Valdes-Rodriguez started college as a saxophonist at Berklee College of Music in Boston, where she was met with blatant sexism, including sexual harassment. After her classical music professor did not mention any famous female composers, she said she started dropping note cards with information about famous female classical composers into his mailbox.

Another music teacher, she said, told her and another female classmate he was disappointed to have to work with two girls because he didn’t “know how two chicks (were) going to get enough air through those things.”

That other female saxophonist is now an extremely successful jazz musician.

Valdes-Rodriguez said she brought these and a host of other sexist issues to the school’s attention numerous times but nothing changed. After one of her letters was printed in The Boston Globe, she said she could see changes within days.

That led her to a career in journalism.

Valdes-Rodriguez wrote for The Boston Globe and then later the L.A. Times. She encountered similar issues of sexism, but a bigger issue then was racism. She was stereotyped as Hispanic and stuck with that label. She was met with comments such as “you speak such good English,” and questions such as “my son is having a bar mitzvah, where can I get Mexican jumping beans?”

She had trouble registering to vote, even though she was born and raised in America. She was from New Mexico and people looked at her and thought she was a resident alien.
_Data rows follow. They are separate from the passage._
template <int BN>
__device__ __forceinline__ void epilogue_tile(const GemmEpi& E, float (&acc)[BN / 2], int m_blk, int n_blk, int g,
                                              uint8_t* stage, int qstride, const CUtensorMap* tO, const CUtensorMap* tT) {
    const int t = threadIdx.x & 127, w = t >> 5, l = t & 31;
    const bool f32out = (E.mode == EPI_DW || E.mode == EPI_DX_FM);
    const int q = 2 * g + (w >> 1);
    uint8_t* wstage = stage + q * qstride;
    uint8_t* tstage = wstage + BN * 128;
#pragma unroll
    for (int i = 0; i < 2; ++i) {
        const int qrow = (w & 1) * 16 + (l >> 2) + 8 * i;
        const int row = m_blk * BM + q * 32 + qrow;
        const bool rv = row < E.M;
        const float dl = (E.mode == EPI_DX_FM && rv && n_blk * BN < E.fm_cols) ? E.dlogit[row] : 0.f;
#pragma unroll
        for (int j = 0; j < BN / 8; ++j) {
            const int c = 8 * j + 2 * (l & 3);
            const int n = n_blk * BN + c;
            float x[2] = {acc[4 * j + 2 * i], acc[4 * j + 2 * i + 1]};
            if (E.mode == EPI_FWD) {
#pragma unroll
                for (int u = 0; u < 2; ++u) {
                    if (E.relu) x[u] = fmaxf(x[u], 0.f);
                    if (n + u == E.ones_col) x[u] = 1.f;
                    if (n + u >= E.N) x[u] = 0.f;
                }
            } else if (E.mode == EPI_DX) {
                float2 mk = make_float2(0.f, 0.f);
                if (rv && n < E.N) mk = __bfloat1622float2(*reinterpret_cast<const __nv_bfloat162*>(E.mask + (size_t)row * E.ldmask + n));
                const float mv[2] = {mk.x, mk.y};
#pragma unroll
                for (int u = 0; u < 2; ++u)
                    if (!rv || !(mv[u] > 0.f) || n + u == E.ones_col || n + u >= E.N) x[u] = 0.f;
            } else if (E.mode == EPI_DX_FM && rv && n < E.fm_cols) {
                const float2 e2 = *reinterpret_cast<const float2*>(E.emb + (size_t)row * E.ldemb + n);
                const float* sb = E.S + (size_t)row * E.D;
                x[0] += dl * (sb[n % E.D] - e2.x);
                x[1] += dl * (sb[(n + 1) % E.D] - e2.y);
            }
            if (f32out) {
                const int cc = c & 31;
                *reinterpret_cast<float2*>(wstage + (c >> 5) * 4096 + qrow * 128 + ((((cc >> 2) ^ (qrow & 7))) << 4) + (cc & 3) * 4) =
                    make_float2(x[0], x[1]);
            } else {
                const int cc = c & 63;
                *reinterpret_cast<__nv_bfloat162*>(wstage + (c >> 6) * 4096 + qrow * 128 + ((((cc >> 3) ^ (qrow & 7))) << 4) + (cc & 7) * 2) =
                    __floats2bfloat162_rn(x[0], x[1]);
                if (E.outT) {
                    *reinterpret_cast<__nv_bfloat16*>(tstage + c * 64 + qrow * 2) = __float2bfloat16_rn(x[0]);
                    *reinterpret_cast<__nv_bfloat16*>(tstage + (c + 1) * 64 + qrow * 2) = __float2bfloat16_rn(x[1]);
                }
            }
        }
    }
    asm volatile("fence.proxy.async.shared::cta;" ::: "memory");
    named_bar_sync(2 + g, 128);
    if (t == 0) {
        if (E.fm_cols != -7) {
#pragma unroll 1
            for (int qq = 2 * g; qq < 2 * g + 2; ++qq) {
                const int row0 = m_blk * BM + qq * 32;
                uint8_t* ws = stage + qq * qstride;
                if (f32out) {
#pragma unroll 1
                    for (int h = 0; h < BN / 32; ++h) {
                        const int n0 = n_blk * BN + 32 * h;
                        if (E.mode == EPI_DW)
                            asm volatile("cp.reduce.async.bulk.tensor.2d.global.shared::cta.add.tile.bulk_group [%0, {%2, %3}], [%1];"
                                         ::"l"(tO), "r"(smem_u32(ws + h * 4096)), "r"(n0), "r"(row0) : "memory");
                        else
                            asm volatile("cp.async.bulk.tensor.2d.global.shared::cta.bulk_group [%0, {%2, %3}], [%1];"
                                         ::"l"(tO), "r"(smem_u32(ws + h * 4096)), "r"(n0), "r"(row0) : "memory");
                    }
                } else {
#pragma unroll 1
                    for (int h = 0; h < BN / 64; ++h)
                        asm volatile("cp.async.bulk.tensor.2d.global.shared::cta.bulk_group [%0, {%2, %3}], [%1];"
                                     ::"l"(tO), "r"(smem_u32(ws + h * 4096)), "r"(n_blk * BN + 64 * h), "r"(row0) : "memory");
                    if (E.outT)
                        asm volatile("cp.async.bulk.tensor.2d.global.shared::cta.bulk_group [%0, {%2, %3}], [%1];"
                                     ::"l"(tT), "r"(smem_u32(ws + BN * 128)), "r"(row0), "r"(n_blk * BN) : "memory");
                }
            }
        }
        asm volatile("cp.async.bulk.commit_group;" ::: "memory");
    }
}

template <int BN>
__global__ void __launch_bounds__(NUM_THREADS, 2)
exb_gemm_wgmma_kernel(const __grid_constant__ CUtensorMap tmA, const __grid_constant__ CUtensorMap tmB,
                      const __grid_constant__ CUtensorMap tmO, const __grid_constant__ CUtensorMap tmT,
                      GemmEpi E, int num_k_blocks, int k_blocks_per_split) {
    static_assert(BN == 64 || BN == 128, "tile width");
    constexpr int STAGES = stages_for<BN>();
    constexpr int B_BYTES = BN * BK * 2;
    constexpr int QSTAGE = BN * 128 + BN * 64;
    static_assert(4 * QSTAGE <= STAGES * (A_BYTES + B_BYTES), "epilogue staging aliases the stage memory");
    extern __shared__ __align__(1024) uint8_t smem_raw[];
    uint8_t* smem = smem_raw + ((1024u - (smem_u32(smem_raw) & 1023u)) & 1023u);
    uint8_t* sA = smem;
    uint8_t* sB = smem + STAGES * A_BYTES;
    uint64_t* full = reinterpret_cast<uint64_t*>(sB + STAGES * B_BYTES);
    uint64_t* empty = full + STAGES;

    exb::pdl_trigger();
    const int warp = threadIdx.x >> 5, lane = threadIdx.x & 31;
    const int m_blk = E.swap ? blockIdx.y : blockIdx.x, n_blk = E.swap ? blockIdx.x : blockIdx.y;
    const bool dbg = E.dbg != nullptr && blockIdx.x == 0 && blockIdx.y == 0 && blockIdx.z == 0;
#define GSTAMP(i) do { if (dbg) { unsigned long long _t; asm volatile("mov.u64 %0, %%globaltimer;" : "=l"(_t)); E.dbg[i] = _t; } } while (0)
    if (threadIdx.x == 0) GSTAMP(0);
    const int kb0 = blockIdx.z * k_blocks_per_split;
    const int kb1 = min(num_k_blocks, kb0 + k_blocks_per_split);
    const int nkb = kb1 - kb0;
    const int C = E.mc > 1 ? E.mc : 1;
    uint32_t crank = 0;
    if (C > 1) asm volatile("mov.u32 %0, %%cluster_ctarank;" : "=r"(crank));
    const uint16_t cmask = (uint16_t)((1u << C) - 1u);

    if (threadIdx.x == 0) {
        for (int i = 0; i < STAGES; ++i) { mbar_init(&full[i], 1); mbar_init(&empty[i], (uint32_t)(NUM_CONSUMER_WARPS * C)); }
        asm volatile("fence.mbarrier_init.release.cluster;" ::: "memory");
        asm volatile("prefetch.tensormap [%0];" ::"l"(&tmA) : "memory");
        asm volatile("prefetch.tensormap [%0];" ::"l"(&tmB) : "memory");
    }
    __syncthreads();
    if (C > 1) cluster_sync_all();
    exb::pdl_wait();
    if (threadIdx.x == 0) GSTAMP(1);

    if (warp == PRODUCER_WARP) {
        if (lane == 0) {
            for (int i = 0; i < nkb; ++i) {
                const int s = i % STAGES;
                const uint32_t ph = (uint32_t)(i / STAGES) & 1u;
                mbar_wait(&empty[s], ph ^ 1u);
                mbar_expect_tx(&full[s], A_BYTES + B_BYTES);
                if (E.mn_major) {
                    if (C > 1) {
                        if (crank == 0) {
                            tma_load_2d_mc(sA + s * A_BYTES, &tmA, &full[s], m_blk * BM, (kb0 + i) * BK, cmask);
                            tma_load_2d_mc(sA + s * A_BYTES + A_BYTES / 2, &tmA, &full[s], m_blk * BM + 64, (kb0 + i) * BK, cmask);
                        }
                    } else {
                        tma_load_2d(sA + s * A_BYTES, &tmA, &full[s], m_blk * BM, (kb0 + i) * BK);
                        tma_load_2d(sA + s * A_BYTES + A_BYTES / 2, &tmA, &full[s], m_blk * BM + 64, (kb0 + i) * BK);
                    }
#pragma unroll
                    for (int h = 0; h < BN / 64; ++h)
                        tma_load_2d(sB + s * B_BYTES + h * 8192, &tmB, &full[s], n_blk * BN + 64 * h, (kb0 + i) * BK);
                    continue;
                }
                if (C > 1) {
                    if (crank == 0) tma_load_2d_mc(sA + s * A_BYTES, &tmA, &full[s], (kb0 + i) * BK, m_blk * BM, cmask);
                } else {
                    tma_load_2d(sA + s * A_BYTES, &tmA, &full[s], (kb0 + i) * BK, m_blk * BM);
                }
                tma_load_2d(sB + s * B_BYTES, &tmB, &full[s], (kb0 + i) * BK, n_blk * BN);
            }
        }
    } else {
        const int g = warp >> 2;
        float acc[BN / 2];
        if (dbg && threadIdx.x == 0 && nkb > 0) { mbar_wait(&full[0], 0); GSTAMP(2); }
        mma_tile<BN>(acc, sA, sB, full, empty, STAGES, 0u, nkb, E.mn_major != 0, g, C);
        if (threadIdx.x == 0) GSTAMP(3);
        named_bar_sync(1, 32 * NUM_CONSUMER_WARPS);
        epilogue_tile<BN>(E, acc, m_blk, n_blk, g, smem, QSTAGE, &tmO, &tmT);
        if ((threadIdx.x & 127) == 0) asm volatile("cp.async.bulk.wait_group.read 0;" ::: "memory");
        if (threadIdx.x == 0) GSTAMP(4);
    }
    __syncthreads();
    if (threadIdx.x == 0) GSTAMP(5);
    if (C > 1) cluster_sync_all();
}

constexpr int CH_STAGES = 3;
constexpr int CH_BN = 64;
constexpr int CH_B_BYTES = CH_BN * BK * 2;
constexpr int CH_MAX_PROB = 8;
constexpr int CH_MAX_MB = 64;

struct ChainMaps { CUtensorMap tmA, tmB, tmO; };
struct ChainMapsAll { ChainMaps m[CH_MAX_PROB]; };
struct ChainMeta {
    GemmEpi E;
    int m_tiles, n_tiles, splits, nkb, per;
    int item0, items;
    int dep, dep_kind, dep_need;
    int signal;
};

__device__ __forceinline__ void ch_decode(const ChainMeta* M, int nprob, int item, int& p, int& m, int& n, int& z) {
    p = 0;
#pragma unroll 1
    for (int i = 1; i < nprob; ++i)
        if (item >= M[i].item0) p = i;
    const int local = item - M[p].item0;
    const int mn = M[p].m_tiles * M[p].n_tiles;
    z = local / mn;
    const int r = local - z * mn;
    m = r / M[p].n_tiles;
    n = r - m * M[p].n_tiles;
}
__device__ __forceinline__ unsigned ch_ld_acquire(const unsigned* p) {
    unsigned v;
    asm volatile("ld.acquire.gpu.global.u32 %0, [%1];" : "=r"(v) : "l"(p) : "memory");
    return v;
}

“They didn’t know New Mexico was a state,” she said.

Another issue Valdes-Rodriguez took up was newspaper terminology. Newspapers each had a different definition of “Latino” or “Hispanic,” usually physical. They would use Hispanic as a synonym for the adjective “brown-skinned” even though the first word described someone’s background.

“‘They looked Hispanic,’ really, is that Sammy Sosa or Christina Aguilera?” Rodriguez said. “The only time they describe someone as white is when they commit a hate crime or they are a rapper.”

She tried to bring this issue up to her bosses but was met with a deaf ear.

“The media was trying to put all Latin Americans into a small box,” she said.

Sexism was another issue Valdes-Rodriguez encountered in the workplace. An employee with no college degree and less experience was making $15,000 a year more than her because he was male. Valdes-Rodriguez eventually received a raise, while the other employee received special stock options.

Eventually, she resigned from her newspaper job to go back home to New Mexico to write a book. The resignation letter was printed by the St. Petersburg Times with significant changes she did not consent to, she said. She claims she has been blacklisted in the journalism world from then on.

Valdes-Rodriguez’s first novel, The Dirty Girls Social Club, took many themes from her life experiences. It is a story of six upwardly mobile Latina women, and has been often compared to Sex in the City.

“Every time I picked up a book to read, I never found a name like mine, so I wrote one,” she said.

The book has sold over 300,000 copies and all the major television stations are now courting Valdes-Rodriguez to do a television series, she said.

She says she hasn’t picked a station yet, but she knows she won’t do CBS.

“The president of CBS asked ‘can we add a white girl?'” she said.